Convergence Analysis of Discrete Diffusion Model: Exact Implementation through Uniformization
Hongrui Chen, Lexing Ying

TL;DR
This paper provides a theoretical analysis of discrete diffusion models formulated as continuous-time Markov chains, introducing an exact implementation via uniformization and deriving convergence guarantees.
Contribution
It introduces a uniformization-based algorithm for discrete diffusion models and offers theoretical guarantees on sampling accuracy under certain assumptions.
Findings
Derives Total Variation and KL divergence bounds for discrete diffusion sampling.
Aligns theoretical results with state-of-the-art continuous diffusion models.

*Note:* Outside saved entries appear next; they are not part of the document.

+      const int gy = y0 - 1 + iy, gx = x0 - 1 + ix;
+      dr[j] = make_uint4(0, 0, 0, 0);
+      if (i < DITEMS && k < n_frames && gy >= 0 && gy < g.H && gx >= 0 && gx < g.W)
+        dr[j] = *reinterpret_cast<const uint4*>(dvc + ((((size_t)b * n_frames + k) * g.H + gy) * g.W + gx) * SC + cvv * 8);
+    }
+    __syncthreads();
+#pragma unroll
+    for (int j = 0; j < DNL; ++j) {
+      const int i = tid + j * NTHR;
+      if (i < DITEMS) *reinterpret_cast<uint4*>(dt_ + (size_t)i * 8) = dr[j];
+    }
+    __syncthreads();
+#pragma unroll
+    for (int k = 0; k < NF; ++k) {
+      if (k < n_frames) {
+        const int t = t_first + k;
+#pragma unroll
+        for (int q = 0; q < 4; ++q) {
+          const int r = 2 * wave + (q >> 1), xs = (q & 1) * 16;
+          f32x4_t acc = per_sample ? f32x4_t{0.f, 0.f, 0.f, 0.f} : dxa[k][q];
+#pragma unroll
+          for (int sp = 0; sp < 9; ++sp) {
+            const int ky = sp / 3, kx = sp - ky * 3;
+            const bf16_t* bp = g4 < 3 ? dt_ + ((size_t)(k * IH + r + 2 - ky) * IW + xs + li + 2 - kx) * SC + 8 * g4 : zs;
+            acc = mfma32b(wA[sp], *reinterpret_cast<const uint4*>(bp), acc);
+          }
+          if (per_sample) {
+            const int gy = y0 + r, gx = x0 + xs + li;
+            if (g4 == 0 && gy < g.H && gx < g.W) {
+#pragma unroll
+              for (int ci = 0; ci < SCI; ++ci) dP[((((size_t)b * SCI + ci) * TT + t) * g.H + gy) * g.W + gx] = acc[ci];
+            }
+          } else {
+            dxa[k][q] = acc;
+          }
+        }
+      }
+    }
+  }
+  if (!per_sample) {
+#pragma unroll
+    for (int k = 0; k < NF; ++k) {
+      if (k < n_frames) {
+#pragma unroll
+        for (int q = 0; q < 4; ++q) {
+          const int gy = y0 + 2 * wave + (q >> 1), gx = x0 + (q & 1) * 16 + li;
+          if (g4 == 0 && gy < g.H && gx < g.W) {
+#pragma unroll
+            for (int ci = 0; ci < SCI; ++ci) {
+              float* dst = dP + (((size_t)ci * n_frames + k) * g.H + gy) * g.W + gx;
+              if (gridDim.y == 1) *dst += dxa[k][q][ci];
+              else atomicAdd(dst, dxa[k][q][ci]);
+            }
+          }
+        }
+      }
+    }
+  }
+}
+
+constexpr int DVL = 3 * 16 * SC + 8;
+constexpr int XBN = 3 * IHW * 4;
+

Highlights advantages of discrete over continuous diffusion models.
Abstract
Diffusion models have achieved huge empirical success in data generation tasks. Recently, some efforts have been made to adapt the framework of diffusion models to discrete state space, providing a more natural approach for modeling intrinsically discrete data, such as language and graphs. This is achieved by formulating both the forward noising process and the corresponding reversed process as Continuous Time Markov Chains (CTMCs). In this paper, we investigate the theoretical properties of the discrete diffusion model. Specifically, we introduce an algorithm leveraging the uniformization of continuous Markov chains, implementing transitions on random time points. Under reasonable assumptions on the learning of the discrete score function, we derive Total Variation distance and KL divergence guarantees for sampling from any distribution on a hypercube. Our results align with…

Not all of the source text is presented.